Rattigan also bought a Mongolian ger in case it rains. Or if students want a cool, indoor space to work.
None of this fits into anybody’s box.
Colossal Academy is big on hands-on learning, project-based learning, student-led learning. It’s a little bit crunchy and, at the same time, serious about tech and entrepreneurship. Students take math and language arts classes through Florida Virtual School. They’re also part of Surf Skate Science, a home-school co-op that is a delight in its own right. As other micro-schools and co-ops emerge from Florida’s choice-rich soil, Rattigan said, more partnerships like this are inevitable.
The best thing about Colossal, though, is students, parents and Rattigan have the power to change it up whenever and however they want.
Interview a geneticist? Why not?
Grow and sell strawberries? Project underway.
Learn to take photos with drones? Rattigan landed a grant to do just that.
“I can just really customize and personalize,” she said. “I can meet the child where they’re at, and where the communities are at.”
Tara Johnson said Colossal Academy turned out to be perfect for her sons, Brody, 12, and Casey, 9. Brody experienced some bullying in prior schools, which led to him building a bit of a wall around himself, emotionally and academically. Johnson knew Rattigan from one of Brody’s prior schools, so when she heard Rattigan was starting her own, she signed her boys up. Colossal turned out to be a “10 out of 10,” she said.
“I call her Mary Poppins,” said Johnson, a stay-at-home mom. “It’s just fun and exciting, like education should be. This is our dreams manifested.”
Last year, when Covid-19 forced distance learning on most schools, Colossal Academy began participating in an online forum where students from multiple countries craft solutions to real-world problems. In one case, the problem was how to keep donkeys on farms from being so bored they hurt themselves. One of the students at Colossal proposed a device like the 1970s electronic game Simon, which allowed the donkeys to mash different buttons in return for food. Brody designed what Rattigan described as a “gobstopper meets a pinata,” a bag of carrots that would hang in front of the donkey until the donkey figured out how to chew through the bag and release them. The idea behind both potential remedies was to keep the donkeys’ brains engaged. “Brody loved it,” Johnson said. “He loves puzzles.”
Given Brody’s penchant for computers, Rattigan also steered Brody to online cyber security classes. He’s on track to earn enough credentials to be certified as a cyber security specialist by the time he is 14.
Rattigan said three things led her down this path. A traditional school didn’t work for her when she was a student and struggling with dyslexia.
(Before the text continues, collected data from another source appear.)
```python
class Context:

    def __init__(self, device: int | torch.device | None = None):
        if device is None:
            device = torch.cuda.current_device()
        self.device = torch.device("cuda", device) if isinstance(device, int) else torch.device(device)
        h = C.c_void_p()
        check(_lib.lib().rslf_ctx_create(self.device.index or 0, C.byref(h)), "rslf_ctx_create")
        self._h = h
        self.use_current_stream()

    def use_current_stream(self) -> None:
        s = torch.cuda.current_stream(self.device).cuda_stream
        check(_lib.lib().rslf_ctx_set_stream(self._h, C.c_void_p(s)), "rslf_ctx_set_stream")

    def synchronize(self) -> None:
        check(_lib.lib().rslf_ctx_synchronize(self._h), "rslf_ctx_synchronize")

    _DEBUG_DEFAULTS = dict(force_scan=0, force_groups=0, force_packed=-1, px=-1, stream_share=1, stream_groups=0, stream_lds_kib=80,
                           claim_skip=1, time_all=0, row_split=1, staging_kib=0, tap_table=1, scalar_taps=1,
                           subgrid_list=1, peaks_list=1, consistency_order=0)
    _FORCE_SCAN = {None: 0, "auto": 0, "generic": 1, "stream": 2}

    def set_debug(self, **hooks) -> None:
        for k, v in hooks.items():
            if k == "force_scan" and not isinstance(v, int):
                v = self._FORCE_SCAN[v or None]
            check(_lib.lib().rslf_ctx_set_debug(self._h, k.encode(), int(v)), "rslf_ctx_set_debug(%s)" % k)

    def reset_debug(self) -> None:
        self.set_debug(**self._DEBUG_DEFAULTS)

    def last_scan_kernel_ms(self) -> float:
        ms = C.c_float()
        check(_lib.lib().rslf_last_scan_kernel_ms(self._h, C.byref(ms)), "rslf_last_scan_kernel_ms")
        return float(ms.value)

    def last_scan_row_exact(self) -> tuple[bool, int]:
        a, n = C.c_int(), C.c_int()
        check(_lib.lib().rslf_last_scan_row_exact(self._h, C.byref(a), C.byref(n)), "rslf_last_scan_row_exact")
        return bool(a.value), int(n.value)

    def scan_time_total_ms(self) -> tuple[float, int]:
        ms, n = C.c_float(), C.c_int()
        check(_lib.lib().rslf_scan_time_total_ms(self._h, C.byref(ms), C.byref(n)), "rslf_scan_time_total_ms")
        return float(ms.value), int(n.value)

    def get_withheld_sources(self) -> int:
        n = C.c_ulonglong()
        check(_lib.lib().rslf_sweep_withheld(self._h, C.byref(n)), "rslf_sweep_withheld")
        return int(n.value)

    def close(self) -> None:
        if getattr(self, "_h", None) and not sys.is_finalizing():
            _lib.lib().rslf_ctx_destroy(self._h)
        self._h = None

    def __del__(self):
        try:
            self.close()
        except Exception:
            pass


_DEFAULT_CTX: dict[int, Context] = {}


@atexit.register
def _drop_default_contexts() -> None:
    for c in list(_DEFAULT_CTX.values()):
        c._h = None
    _DEFAULT_CTX.clear()


def default_context(device=None) -> Context:
    idx = torch.cuda.current_device() if device is None else torch.device(device).index or 0
    if idx not in _DEFAULT_CTX:
        _DEFAULT_CTX[idx] = Context(idx)
    return _DEFAULT_CTX[idx]


def _ptr(t: Optional[torch.Tensor]) -> C.c_void_p:
    return C.c_void_p(0 if t is None else t.data_ptr())


_SUFFIX = {np.dtype(np.uint8): "u8", np.dtype(np.uint16): "u16", np.dtype(np.float32): "f32"}


def field_dtype(dtype) -> np.dtype:
    dt = np.dtype(dtype)
    return dt if dt in (np.uint8, np.uint16) else np.dtype(np.float32)


class Volume:

    def __init__(self, ctx: Context, V: int, S: int, U: int, C_: int):
        self.ctx = ctx
        h = C.c_void_p()
        check(_lib.lib().rslf_volume_create(ctx._h, V, S, U, C_, C.byref(h)), "rslf_volume_create")
        self._h = h
        self.V, self.S, self.U, self.C = V, S, U, C_
        self.scale_used: float | None = None

    @staticmethod
# ... 1649 lines not shown
```

Measured before the change: 8482.

## Use a fixed-size strided grid for sparse propagate-apply after first sweep step

Replaces the apply kernel's one-block-per-four-rows grid with a fixed grid capped at a multiple of the CU count, where each block strides over dirty segment flags, ballots the dirty ones into shared memory and processes them. This is on by default for every sweep step after the first. The aim is to avoid launching and retiring many blocks that find few dirty segments when the dirty set is sparse. In exchange, the work per block becomes less balanced and each step of the loop adds barriers.

```diff
diff --git a/remotesensingproject_amd/build.py b/remotesensingproject_amd/build.py
--- a/remotesensingproject_amd/build.py
+++ b/remotesensingproject_amd/build.py
@@ -21,7 +21,8 @@
     "rslf_peaks.hip": ["k8_peaks.hpp", "k8_peak_rule.hpp", "rslf_plan_peaks.hpp"],
     "rslf_subgrid.hip": ["k2_scan.hpp", "k9_subgrid.hpp", "k8_peak_rule.hpp", "rslf_plan_subgrid.hpp"],
     "rslf_sweep.hip": ["k3_median.hpp", "k4_propagate.hpp", "k_compact.hpp", "k2_scan.hpp", "k7_line_conf.hpp", "rslf_plan_subgrid.hpp",
-                       "rslf_plan_sweep_peaks.hpp", "rslf_plan_peaks.hpp", "rslf_plan_sweep_gate.hpp", "k11_f2c_peak_rule.hpp"],
+                       "rslf_plan_sweep_peaks.hpp", "rslf_plan_peaks.hpp", "rslf_plan_sweep_gate.hpp", "k11_f2c_peak_rule.hpp",
+                       "rslf_plan_sparse_grids.hpp"],
     "rslf_sweep_peaks.hip": ["k2_scan.hpp", "k10_sweep_peaks.hpp", "k10_peak_merge.hpp", "k8_peak_rule.hpp", "rslf_plan_sweep_peaks.hpp",
                              "rslf_plan_peaks.hpp", "rslf_plan_subgrid.hpp"],
     "rslf_f2c.hip": ["k5_f2c.hpp", "rslf_plan_f2c_peaks.hpp", "rslf_plan_peaks.hpp", "rslf_plan_f2c_consistency.hpp",
diff --git a/remotesensingproject_amd/csrc/k4_propagate.hpp b/remotesensingproject_amd/csrc/k4_propagate.hpp
--- a/remotesensingproject_amd/csrc/k4_propagate.hpp
+++ b/remotesensingproject_amd/csrc/k4_propagate.hpp
@@ -4,6 +4,7 @@
 #include "k11_f2c_peak_rule.hpp"
 #include "k3_median.hpp"
 #include "rslf_device.hpp"
+#include "rslf_plan_sparse_grids.hpp"
 
 #ifndef RSLF_CLAIM_BATCH
 #define RSLF_CLAIM_BATCH 8
@@ -263,7 +264,7 @@
 constexpr int kApplyRowsPerBlock = 4;
 constexpr int kApplyFlagSlots = 1024;
 
-template <bool PEAKS>
+template <bool PEAKS, bool FIXED>
 __device__ __forceinline__ void propagate_apply_body(int S, int V, int U, int s_hat, const float* __restrict__ filtered_vu,
                                                          const float* __restrict__ Cd_hat_vu, float* __restrict__ depth_svu,
                                                          float* __restrict__ Cd_svu, uint8_t* mask_svu, int* __restrict__ winner_svu,
@@ -290,6 +291,33 @@
         compact_row_packed(v, edge_mask_next_vu, mask_svu + (long long)s_next * V * U, U, list, count, total, packed_n, rowbase);
         return;
     }
+    if (FIXED) {
+        static_assert(plan::kApplyStepFlags == 256, "one flag byte per thread, one 64-bit word of the queue per wave");
+        __shared__ unsigned long long s_queue[4];
+        const long long nflags = (long long)S * V * nseg;
+        const long long G = gridDim.x - lead, g = blockIdx.x - lead;
+        for (long long base = 0; plan::apply_flag_of(g, G, base) < nflags; base += plan::kApplyStepFlags) {
+            const long long i = plan::apply_flag_of(g, G, base + threadIdx.x);
+            bool mine = false;
+            if (i < nflags && plan::apply_flag_general(i, nseg, V, s_next)) {
+                mine = dirty[i] != 0;
+                if (mine)
+                    dirty[i] = 0;
+            }
+            const unsigned long long b = __ballot(mine);
+            if ((threadIdx.x & 63) == 0)
+                s_queue[threadIdx.x >> 6] = b;
+            __syncthreads();
+            for (int w = 0; w < 4; w++)
+                for (unsigned long long m = s_queue[w]; m != 0; m &= m - 1) {
+                    const long long f = plan::apply_flag_of(g, G, base + w * 64 + (__ffsll(m) - 1));
+                    apply_segment<PEAKS>(plan::apply_flag_row(f, nseg), plan::apply_flag_segment(f, nseg), V, U, filtered_vu, Cd_hat_vu,
+                                         depth_svu, Cd_svu, mask_svu, winner_svu, remain, Cl_hat_vu, Cl_svu, pk, hat);
+                }
+            __syncthreads();
+        }
+        return;
+    }
     const long long nrows = (long long)S * V;
     const long long r0 = (long long)(blockIdx.x - lead) * kApplyRowsPerBlock;
     const long long r1 = r0 + kApplyRowsPerBlock < nrows ? r0 + kApplyRowsPerBlock : nrows;
@@ -310,6 +338,7 @@
             apply_segment<PEAKS>(r0 + i / nseg, i % nseg, V, U, filtered_vu, Cd_hat_vu, depth_svu, Cd_svu, mask_svu, winner_svu, remain, Cl_hat_vu, Cl_svu, pk, hat);
 }
 
+template <bool FIXED>
 __global__ __launch_bounds__(256) void k4_propagate_apply(int S, int V, int U, int s_hat, const float* __restrict__ filtered_vu,
                                                          const float* __restrict__ Cd_hat_vu, float* __restrict__ depth_svu,
                                                          float* __restrict__ Cd_svu, uint8_t* mask_svu, int* __restrict__ winner_svu,
@@ -319,10 +348,11 @@
                                                          int* __restrict__ remain, int* __restrict__ rowbase,
                                                          const float* __restrict__ Cl_hat_vu, float* __restrict__ Cl_svu)
 {
-    propagate_apply_body<false>(S, V, U, s_hat, filtered_vu, Cd_hat_vu, depth_svu, Cd_svu, mask_svu, winner_svu, dirty, s_next,
+    propagate_apply_body<false, FIXED>(S, V, U, s_hat, filtered_vu, Cd_hat_vu, depth_svu, Cd_svu, mask_svu, winner_svu, dirty, s_next,
                                 edge_mask_next_vu, list, count, total, packed_n, remain, rowbase, Cl_hat_vu, Cl_svu, ApplyPeaks{});
 }
 
+template <bool FIXED>
 __global__ __launch_bounds__(256) void k4_propagate_apply_peaks(int S, int V, int U, int s_hat, const float* __restrict__ filtered_vu,
                                                                const float* __restrict__ Cd_hat_vu, float* __restrict__ depth_svu,
                                                                float* __restrict__ Cd_svu, uint8_t* mask_svu, int* __restrict__ winner_svu,
@@ -332,7 +362,7 @@
                                                                int* __restrict__ packed_n, int* __restrict__ remain, int* __restrict__ rowbase,
                                                                const float* __restrict__ Cl_hat_vu, float* __restrict__ Cl_svu, ApplyPeaks pk)
 {
-    propagate_apply_body<true>(S, V, U, s_hat, filtered_vu, Cd_hat_vu, depth_svu, Cd_svu, mask_svu, winner_svu, dirty, s_next,
+    propagate_apply_body<true, FIXED>(S, V, U, s_hat, filtered_vu, Cd_hat_vu, depth_svu, Cd_svu, mask_svu, winner_svu, dirty, s_next,
                                edge_mask_next_vu, list, count, total, packed_n, remain, rowbase, Cl_hat_vu, Cl_svu, pk);
 }
 
diff --git a/remotesensingproject_amd/csrc/rslf_core.hip b/remotesensingproject_amd/csrc/rslf_core.hip
--- a/remotesensingproject_amd/csrc/rslf_core.hip
+++ b/remotesensingproject_amd/csrc/rslf_core.hip
@@ -244,6 +244,8 @@
         ctx->scalar_taps = value;
     else if (strcmp(key, "claim_skip") == 0 && (value == 0 || value == 1))
         ctx->claim_skip = value;
+    else if (strcmp(key, "sparse_grids") == 0 && value >= 0 && value <= 2)
+        ctx->sparse_grids = value;
     else if (strcmp(key, "subgrid_list") == 0 && (value == 0 || value == 1))
         ctx->subgrid_list = value;
     else if (strcmp(key, "peaks_list") == 0 && (value == 0 || value == 1))
diff --git a/remotesensingproject_amd/csrc/rslf_internal.hpp b/remotesensingproject_amd/csrc/rslf_internal.hpp
--- a/remotesensingproject_amd/csrc/rslf_internal.hpp
+++ b/remotesensingproject_amd/csrc/rslf_internal.hpp
@@ -252,6 +252,7 @@
     int subgrid_list = 1;
     int peaks_list = 1;
     int claim_skip = 1;
+    int sparse_grids = 1;
     int staging_kib = 0;
     int consistency_order = 0;
 };
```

It’s not what she wanted for her own kids. (Rattigan’s two youngest are in another micro-school, while her oldest, who has special needs, is in a district school.) And it didn’t work for her as a teacher.
In public school, “I was dealing with 150 kids,” she said. “How do you connect?”
Pay was a factor, too. Tuition at Colossal is, for now, $12,500 a year. That’s 15 percent more than the most recent estimate for district per-pupil spending statewide, but less than the $17,000+ the Broward district will spend this year. “All I needed to make my former salary,” Rattigan said, “was three students.”
Other pieces for Rattigan’s vision are coming into place.
Colossal recently won approval to participate in Florida’s choice scholarship programs, which means it will be accessible to an even broader set of families. “I want the school to be diverse and equitable,” Rattigan said. (Most of those programs are administered by Step Up For Students, which hosts this blog.)
The only downside may be a longer waiting list. Colossal has six students in line, and Rattigan is still thinking through how to grow.
On the flip side, Rattigan said, there’s no reason other teachers can’t do what she’s doing.
“If you want the freedom,” she said, “it’s there.”